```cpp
int pgx_biquad_tone_plan_free(void *plan) {
    delete static_cast<TonePlan *>(plan);
    return PGX_OK;
}

int pgx_biquad_tone_window(const void *plan, float *out, int64_t start, int64_t n, double *state, double *state_backup) {
    PGX_REQUIRE_INIT();
    if (n <= 0) return PGX_OK;
    PGX_CHECK_ARG(plan, "pgx_biquad_tone_window: no plan");
    return tone_launch(*static_cast<const TonePlan *>(plan), out, start, n, state, state_backup, "pgx_biquad_tone_window");
}

int pgx_biquad_tone(float *out, int64_t start, int64_t n, double sample_rate, double w, double amp, double phase0,
                    double b0, double b1, double b2, double a1, double a2, const double *tables,
                    int64_t settle_frames, double *state, double *state_backup) {
    PGX_REQUIRE_INIT();
    if (n <= 0) return PGX_OK;
    PGX_CHECK_ARG(out && tables && state && sample_rate > 0, "pgx_biquad_tone: bad argument");
    TonePlan p;
    PGX_CHECK_ARG(tone_make_plan(p, sample_rate, w, amp, phase0, b0, b1, b2, a1, a2, tables, settle_frames),
                  "pgx_biquad_tone: chain or block not supported (pgx_biquad_tone_supported)");
    return tone_launch(p, out, start, n, state, state_backup, "pgx_biquad_tone");
}

}
```

pygmu2_amd/look_ahead.py:

```python

from __future__ import annotations

import os
import threading

import numpy as np

from . import read_ahead as _read_ahead

SMALL_BLOCK = 1 << 20
FIRST_WINDOW_BLOCKS = 8
WINDOW_GROWTH = 2
AHEAD_BLOCKS = int(os.environ.get("PGX_LOOK_AHEAD_BLOCKS", "256"))
AHEAD_FRAMES = int(os.environ.get("PGX_LOOK_AHEAD_FRAMES", str(1 << 25)))
AHEAD_FRAMES_SMALL_GRAPH = int(os.environ.get("PGX_LOOK_AHEAD_FRAMES_SMALL", str(1 << 27)))
_FRAMES_EXPLICIT = "PGX_LOOK_AHEAD_FRAMES" in os.environ


def frame_cap(n_nodes: int) -> int:
    if _FRAMES_EXPLICIT or n_nodes > 4:
        return AHEAD_FRAMES
    return max(AHEAD_FRAMES, AHEAD_FRAMES_SMALL_GRAPH if n_nodes <= 2 else AHEAD_FRAMES_SMALL_GRAPH // 2)


# ... 92 lines not shown
        return type(value)(value)
    return value


def _snapshot_plan(nodes):
    plan = []
    for pe in nodes:
        fields = getattr(pe, "_STATE_FIELDS", None)
        if fields:
            plan.append((pe, fields, getattr(pe, "_la_take_snapshot", None)))
    return plan


def take_snapshot(nodes, plan=None):
    snap = []
    for pe, fields, own in (plan if plan is not None else _snapshot_plan(nodes)):
        saved = own() if own is not None else None
        if saved is None:
            saved = {name: _copy_value(getattr(pe, name)) for name in fields}
        snap.append((pe, saved))
    return snap


def restore_snapshot(snap) -> None:
    for pe, fields in snap:
        for name, value in fields.items():
            setattr(pe, name, value)


def _flush_pending_backups(snap) -> None:
    for n, _ in snap:
        if getattr(n, "_backup_target", None) is not None:
            n._flush_backup()


def _expected_window_failure(exc) -> bool:
    return isinstance(exc, (_read_ahead.Declined, MemoryError, ValueError))


_noted: set = set()


def _note_window_failure(pe, exc) -> None:
    key = (type(pe).__name__, type(exc).__name__, str(exc)[:80])
    if key not in _noted:
        _noted.add(key)
        import logging
        logging.getLogger("pygmu2_amd.look_ahead").warning(
            "%s: look-ahead window declined (%s: %s); this PE renders block by block from here on",
            type(pe).__name__, type(exc).__name__, exc)


class _Window:
    __slots__ = ("first", "end", "buf", "served", "snap", "nodes", "block")
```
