-    auto store_chunk = [&](const float4 (&v)[NT], int gc) {
-      const int s = gc % STAGES;
+    const int lbo = isA ? (int)F::LBO_A : (int)F::LBO_B, plane = isA ? F::A_PLANE : F::B_PLANE;
+#pragma unroll
+    for (int kc = 0; kc < FSTAGES - 1; ++kc) fetch(kc);
+    for (int kc = 0; kc < nk; ++kc) {
+      fetch(kc + FSTAGES - 1);
+      tc::cp_async_wait<FSTAGES - 1>();
+      __syncwarp();
+      const int gc = g0 + kc, s = gc % STAGES;
       if (gc >= STAGES) tc::mbar_wait(&empty[s], ((gc / STAGES) - 1) & 1);
-      uint8_t* st = smem + s * F::STAGE;
-#pragma unroll
-      for (int eg = 0; eg < 4; ++eg) {
-        const int edge = eg * 8 + e_l;
-#pragma unroll
-        for (int j = 0; j < JA + JB; ++j) {
-          const bool isA = j < JA;
-          const int og = warp + LOAD_WARPS * (isA ? j : j - JA);
-          if (og < (isA ? F::TA : F::TN) / 16) {
-            const int o4 = og * 4 + oq;
+      if (active) {
+        const uint8_t* fs = blk + (kc % FSTAGES) * F::FSTAGE;
+        uint8_t* base = smem + s * F::STAGE + (isA ? 0 : 2 * F::A_PLANE);
+#pragma unroll
+        for (int eg = 0; eg < 4; ++eg) {
+          const int edge = eg * 8 + e_l;
+#pragma unroll
+          for (int h = 0; h < 2; ++h) {
+            const int f = h * 4 + oq, o4 = cb * 8 + f;
             uint2 hi, lo;
-            tc::split4(v[eg * (JA + JB) + j], hi, lo);
-            const int lbo = isA ? (int)F::LBO_A : (int)F::LBO_B;
-            const int plane = isA ? F::A_PLANE : F::B_PLANE;
-            uint8_t* base = st + (isA ? 0 : 2 * F::A_PLANE);
+            tc::split4(*reinterpret_cast<const float4*>(fs + edge * 128 + ((f + 2 * edge) & 7) * 16), hi, lo);
             const int off = (o4 >> 1) * (int)SBO + (edge >> 3) * lbo + (edge & 7) * 16 + (o4 & 1) * 8;
             *reinterpret_cast<uint2*>(base + off) = hi;
             *reinterpret_cast<uint2*>(base + plane + off) = lo;
@@ -95,48 +100,44 @@
       tc::fence_async_smem();
       __syncwarp();
       if (lane == 0) tc::mbar_arrive(&full[s]);
-    };
-    float4 b0[NT], b1[NT];
-    if (nk > 0) load_chunk(b0, 0);
-    for (int kc = 0; kc < nk; kc += 2) {
-      if (kc + 1 < nk) load_chunk(b1, kc + 1);
-      store_chunk(b0, g0 + kc);
-      if (kc + 1 < nk) {
-        if (kc + 2 < nk) load_chunk(b0, kc + 2);
-        store_chunk(b1, g0 + kc + 1);
-      }
     }
   }
 
   __device__ __forceinline__ void mma(float (&acc)[F::TN / 2], int nk, int g0, int wg, int lane) {
     const uint32_t base0 = tc::smem_u32(smem);
-    float* run = reinterpret_cast<float*>(smem + F::PIPE) + wg * 128 + (threadIdx.x & 127);
+    float* run = reinterpret_cast<float*>(smem + F::ACC_OFF) + wg * 128 + (threadIdx.x & 127);
 #pragma unroll
     for (int i = 0; i < F::TN / 2; ++i) { run[i * MMA_WARPS * 32] = 0.f; acc[i] = 0.f; }
-    for (int kc = 0; kc < nk; ++kc) {
-      const int g = g0 + kc, s = g % STAGES;
-      tc::mbar_wait(&full[s], (g / STAGES) & 1);
-      const uint32_t base = base0 + s * F::STAGE;
-      tc::wgmma_fence();
-#pragma unroll
-      for (int j = 0; j < BK / 16; ++j) {
-        const uint64_t b_hi = tc::smem_desc(base + 2 * F::A_PLANE + j * 2 * F::LBO_B, F::LBO_B, SBO);
-        const uint64_t b_lo = tc::smem_desc(base + 2 * F::A_PLANE + F::B_PLANE + j * 2 * F::LBO_B, F::LBO_B, SBO);
-        const uint32_t ao = j * 2 * F::LBO_A + wg * 8 * SBO;
-        const uint64_t a_hi = tc::smem_desc(base + ao, F::LBO_A, SBO);
-        const uint64_t a_lo = tc::smem_desc(base + F::A_PLANE + ao, F::LBO_A, SBO);
-        tc::Wgmma<F::TN>::template mma<1, 1>(acc, a_lo, b_hi, 1);
-        tc::Wgmma<F::TN>::template mma<1, 1>(acc, a_hi, b_lo, 1);
-        tc::Wgmma<F::TN>::template mma<1, 1>(acc, a_hi, b_hi, 1);
-      }
-      tc::wgmma_commit();
+    for (int k0 = 0; k0 < nk; k0 += PROMOTE_CHUNKS) {
+      const int k1 = k0 + PROMOTE_CHUNKS < nk ? k0 + PROMOTE_CHUNKS : nk;
+      int prev = -1;
+      for (int kc = k0; kc < k1; ++kc) {
+        const int g = g0 + kc, s = g % STAGES;
+        tc::mbar_wait(&full[s], (g / STAGES) & 1);
+        const uint32_t base = base0 + s * F::STAGE;
+        tc::wgmma_fence();
+#pragma unroll
+        for (int j = 0; j < BK / 16; ++j) {
+          const uint64_t b_hi = tc::smem_desc(base + 2 * F::A_PLANE + j * 2 * F::LBO_B, F::LBO_B, SBO);
+          const uint64_t b_lo = tc::smem_desc(base + 2 * F::A_PLANE + F::B_PLANE + j * 2 * F::LBO_B, F::LBO_B, SBO);
+          const uint32_t ao = j * 2 * F::LBO_A + wg * 8 * SBO;
+          const uint64_t a_hi = tc::smem_desc(base + ao, F::LBO_A, SBO);
+          const uint64_t a_lo = tc::smem_desc(base + F::A_PLANE + ao, F::LBO_A, SBO);
+          tc::Wgmma<F::TN>::template mma<1, 1>(acc, a_lo, b_hi, 1);
+          tc::Wgmma<F::TN>::template mma<1, 1>(acc, a_hi, b_lo, 1);
+          tc::Wgmma<F::TN>::template mma<1, 1>(acc, a_hi, b_hi, 1);
+        }
+        tc::wgmma_commit();
+        tc::wgmma_wait<1>();
+        __syncwarp();
+        if (lane == 0 && prev >= 0) tc::mbar_arrive(&empty[prev]);
+        prev = s;
+      }
       tc::wgmma_wait_all();
       __syncwarp();
-      if (lane == 0) tc::mbar_arrive(&empty[s]);
-      if ((kc + 1) % PROMOTE_CHUNKS == 0 || kc + 1 == nk) {
-#pragma unroll
-        for (int i = 0; i < F::TN / 2; ++i) { run[i * MMA_WARPS * 32] += acc[i]; acc[i] = 0.f; }
-      }
+      if (lane == 0) tc::mbar_arrive(&empty[prev]);
+#pragma unroll
+      for (int i = 0; i < F::TN / 2; ++i) { run[i * MMA_WARPS * 32] += acc[i]; acc[i] = 0.f; }
     }
 #pragma unroll
     for (int i = 0; i < F::TN / 2; ++i) acc[i] = run[i * MMA_WARPS * 32];
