@@ -99,10 +109,11 @@
 	static const ShadowRefillKernel k[3][2] = { { k_shadow_persist<M, 8, false>, k_shadow_persist<M, 8, true> }, { k_shadow_persist<M, 16, false>, k_shadow_persist<M, 16, true> }, { k_shadow_persist<M, 32, false>, k_shadow_persist<M, 32, true> } };
 	return k[refill_row(p)][p.vote];
 }
-ShadowLaunch shadow_kernel(const ScenePlan& p, unsigned int R)
+ShadowLaunch shadow_kernel(const ScenePlan& p, unsigned int R, bool generic)
 {
 	const int words = std::min(shadow_depth(p), p.stack_lds_words);
 	const size_t plds = (size_t)words * JP_BLOCK * sizeof(int) + (((size_t)R * p.n_planes + 31) / 32) * 4 * (p.cert ? 2 : 1);
+	if (lean_traversal(p, generic)) return { nullptr, k_shadow<2, FeatFlat>, p.lds_bytes, p.stack_depth, p.cert };
 	if (!refill_walks(p) || plds > 64 * 1024)
 		return { nullptr, p.trav_mode == 3 ? k_shadow<3> : (p.trav_mode == 5 ? k_shadow<5> : (p.trav_mode == 2 ? k_shadow<2> : (p.trav_mode == 1 ? k_shadow<1> : k_shadow<0>))), p.trav_mode == 3 ? p.lds_bytes_shadow : p.lds_bytes, p.stack_depth, p.cert };
 	const ShadowRefillKernel k = p.trav_mode == 5 ? (p.cert ? shadow_refill<6>(p) : shadow_refill<5>(p)) : (p.q4_shadow ? shadow_refill<4>(p) : (p.trav_mode == 3 ? shadow_refill<3>(p) : shadow_refill<0>(p)));
@@ -117,8 +128,14 @@
 	ShadeKernels k = { sort ? k_shade<kTab, kPrims, kStage, true> : k_shade<kTab, kPrims, kStage, false>, sort ? k_shade_tex<kTab, kPrims, kStage, true> : k_shade_tex<kTab, kPrims, kStage, false> };
 	return k;
 }
-ShadeKernels shade_kernels(const ScenePlan& p)
-{
+ShadeKernels shade_kernels(const ScenePlan& p, bool generic)
+{
+	if (lean_shading(p, generic))
+	{
+		ShadeKernels k = shade_row<true, true, true>(p.shade_sort);
+		k.plain = p.shade_sort ? k_shade<true, true, true, true, FeatLean> : k_shade<true, true, true, false, FeatLean>;
+		return k;
+	}
 	if (p.shade_prims_in_lds) return p.stage_nee ? shade_row<true, true, true>(p.shade_sort) : shade_row<true, true, false>(p.shade_sort);
 	if (p.tables_in_lds) return p.stage_nee ? shade_row<true, false, true>(p.shade_sort) : shade_row<true, false, false>(p.shade_sort);
 	return shade_row<false, false, false>(p.shade_sort);
@@ -205,7 +222,8 @@
 		rc.compact = (p.trav_mode != 2 && p.trav_mode != 1 && npix % JP_BLOCK == 0) ? 1 : 0;
 		if (c->opt.compact_regions != 0) rc.compact = (c->opt.compact_regions > 0 && npix % JP_BLOCK == 0) ? 1 : 0;
 		const int grid = (int)G;
-		const ExtendLaunch ek = extend_kernel(p); const ShadowLaunch sk = shadow_kernel(p, R); const ShadeKernels hk = shade_kernels(p); const OtherKernel ok = other_kernel(p);
+		const bool generic = c->opt.reserved[0] == 1;
+		const ExtendLaunch ek = extend_kernel(p, generic); const ShadowLaunch sk = shadow_kernel(p, R, generic); const ShadeKernels hk = shade_kernels(p, generic); const OtherKernel ok = other_kernel(p);
 		const ShadePickKernels pk = p.pick ? shade_pick_kernels(p) : ShadePickKernels{ nullptr, nullptr };
 		for (int s0 = 0; s0 < rp->spp; s0 += sbatch)
 		{
diff --git a/jet-pbrt_amd/csrc/jp_runtime.h b/jet-pbrt_amd/csrc/jp_runtime.h
--- a/jet-pbrt_amd/csrc/jp_runtime.h
+++ b/jet-pbrt_amd/csrc/jp_runtime.h
@@ -50,6 +50,7 @@
 	int n_planes = 1; bool has_null_material = false;
 	bool tables_in_lds = false, stage_nee = false; size_t shade_lds_bytes = 0;
 	int class_mask = 0x3f; bool shade_sort = false;
+	int shape_mask = 0xf, light_mask = 0xf, light_shape_mask = 0xf;
 	int stack_lds_words = 12;
 };
 
diff --git a/jet-pbrt_amd/csrc/jp_shading.h b/jet-pbrt_amd/csrc/jp_shading.h
--- a/jet-pbrt_amd/csrc/jp_shading.h
+++ b/jet-pbrt_amd/csrc/jp_shading.h
@@ -114,7 +114,8 @@
 	int fresnel; V3 feta, fk;
 	float lam_o;
 };
-__device__ __forceinline__ bool is_delta(const Closure& c) { return c.kind == CL_MIRROR || c.kind == CL_FRESNEL_SPECULAR; }
+template <typename F = FeatAll>
+__device__ __forceinline__ bool is_delta(const Closure& c) { if constexpr (!F::delta) return false; else return c.kind == CL_MIRROR || c.kind == CL_FRESNEL_SPECULAR; }
 
 struct BsdfSample { V3 f, wi; float pdf; int flags; };
 
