# elun15/Graph-Convolutional-Network-for-Multi-Camera-Vehicle-Tracking

Hardware: NVIDIA B200
Metric: mpn_inference_directed_edges_per_sec (higher is better)
Workload: dtype f32

## Files before the change

graph-convolutional-network-for-multi-camera-vehicle-tracking_b200/csrc/common.cuh:

```cuda
#pragma once
#include <cuda_runtime.h>
#include <stdint.h>
#include <stdio.h>
#include <string.h>

#include "../../include/mpn_b200.h"

namespace mpn {

constexpr int kNumSMs = 148;

void set_error(const char* fmt, ...);
extern unsigned long long g_kernel_launches;

#define MPN_CUDA_OK(expr)                                                                      \
  do {                                                                                         \
    cudaError_t _e = (expr);                                                                   \
    if (_e != cudaSuccess) {                                                                   \
      mpn::set_error("%s failed at %s:%d: %s", #expr, __FILE__, __LINE__, cudaGetErrorString(_e)); \
      return MPN_ERR_CUDA;                                                                     \
    }                                                                                          \
  } while (0)

#define MPN_LAUNCH_OK()                                                                        \
// ... 70 lines not shown
__device__ __forceinline__ double warp_sum(double v) {
#pragma unroll
  for (int o = 16; o > 0; o >>= 1) v += __shfl_xor_sync(0xffffffffu, v, o);
  return v;
}

template <int K, int THREADS>
__device__ __forceinline__ void block_sum_doubles(double (&v)[K], double* smem , double* out) {
  const int lane = threadIdx.x & 31, warp = threadIdx.x >> 5;
#pragma unroll
  for (int k = 0; k < K; ++k) {
    double s = warp_sum(v[k]);
    if (lane == 0) smem[warp * K + k] = s;
  }
  __syncthreads();
  if (threadIdx.x < K) {
    double s = 0.0;
    for (int w = 0; w < THREADS / 32; ++w) s += smem[w * K + threadIdx.x];
    out[threadIdx.x] = s;
  }
  __syncthreads();
}

__device__ __forceinline__ float4 ldg_stream4(const float4* p) {
  float4 r;
  asm volatile("ld.global.nc.L1::no_allocate.v4.f32 {%0,%1,%2,%3}, [%4];" : "=f"(r.x), "=f"(r.y), "=f"(r.z), "=f"(r.w) : "l"(p));
  return r;
}
__device__ __forceinline__ float2 ldg_stream2(const float2* p) {
  float2 r;
  asm volatile("ld.global.nc.L1::no_allocate.v2.f32 {%0,%1}, [%2];" : "=f"(r.x), "=f"(r.y) : "l"(p));
  return r;
}
__device__ __forceinline__ int ldg_stream_i32(const int* p) {
  int r;
  asm volatile("ld.global.nc.L1::no_allocate.s32 %0, [%1];" : "=r"(r) : "l"(p));
  return r;
}
#endif

__device__ __forceinline__ void st_release_sys(unsigned long long* p, unsigned long long v) {
  asm volatile("st.release.sys.global.u64 [%0], %1;" ::"l"(p), "l"(v) : "memory");
}
__device__ __forceinline__ unsigned long long ld_acquire_sys(const unsigned long long* p) {
  unsigned long long v;
  asm volatile("ld.acquire.sys.global.u64 %0, [%1];" : "=l"(v) : "l"(p) : "memory");
// ... 15 lines not shown
```

graph-convolutional-network-for-multi-camera-vehicle-tracking_b200/csrc/mpn_forward.cu:

```cuda
#include <mutex>
#include <new>
#include <stdlib.h>
#include <string.h>

#include "common.cuh"
#include "kernels.h"
#include "tcgen05.cuh"

namespace mpn {

enum {
  FC_ENC1_W = 0,
  FC_ENC1_C = 8,
  FC_ENC2_W = 12,
  FC_ENC2_C = 28,
  FC_EDGE_WE = 32,
  FC_BN3_S = 48,
  FC_BN3_T = 52,
  FC_NODE_WE = 64,
  FC_BN4_S = 192,
  FC_BN4_T = 224,
  FC_CLS_W = 256,
  FC_CLS_B = 264,
  FC_EDGE_WE0 = 272,
  FC_TOTAL = 288
};

constexpr int SUMS = MPN_SUMS_DOUBLES;
constexpr int SWEEP_THREADS = 256;
constexpr int SWEEP_BLOCKS_PER_SM = 4;
constexpr int SWEEP_GRID = kNumSMs * SWEEP_BLOCKS_PER_SM;
constexpr float BN_EPS = 1e-5f;
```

━━━━━━

__TASK OBJECTIVE__. Find and copy each line of the data where "plds" is present.

__SOLUTION FOR THIS PROBLEM__.
 	const size_t plds = (size_t)words * JP_BLOCK * sizeof(int) + (((size_t)R * p.n_planes + 31) / 32) * 4 * (p.cert ? 2 : 1);
 	if (!refill_walks(p) || plds > 64 * 1024)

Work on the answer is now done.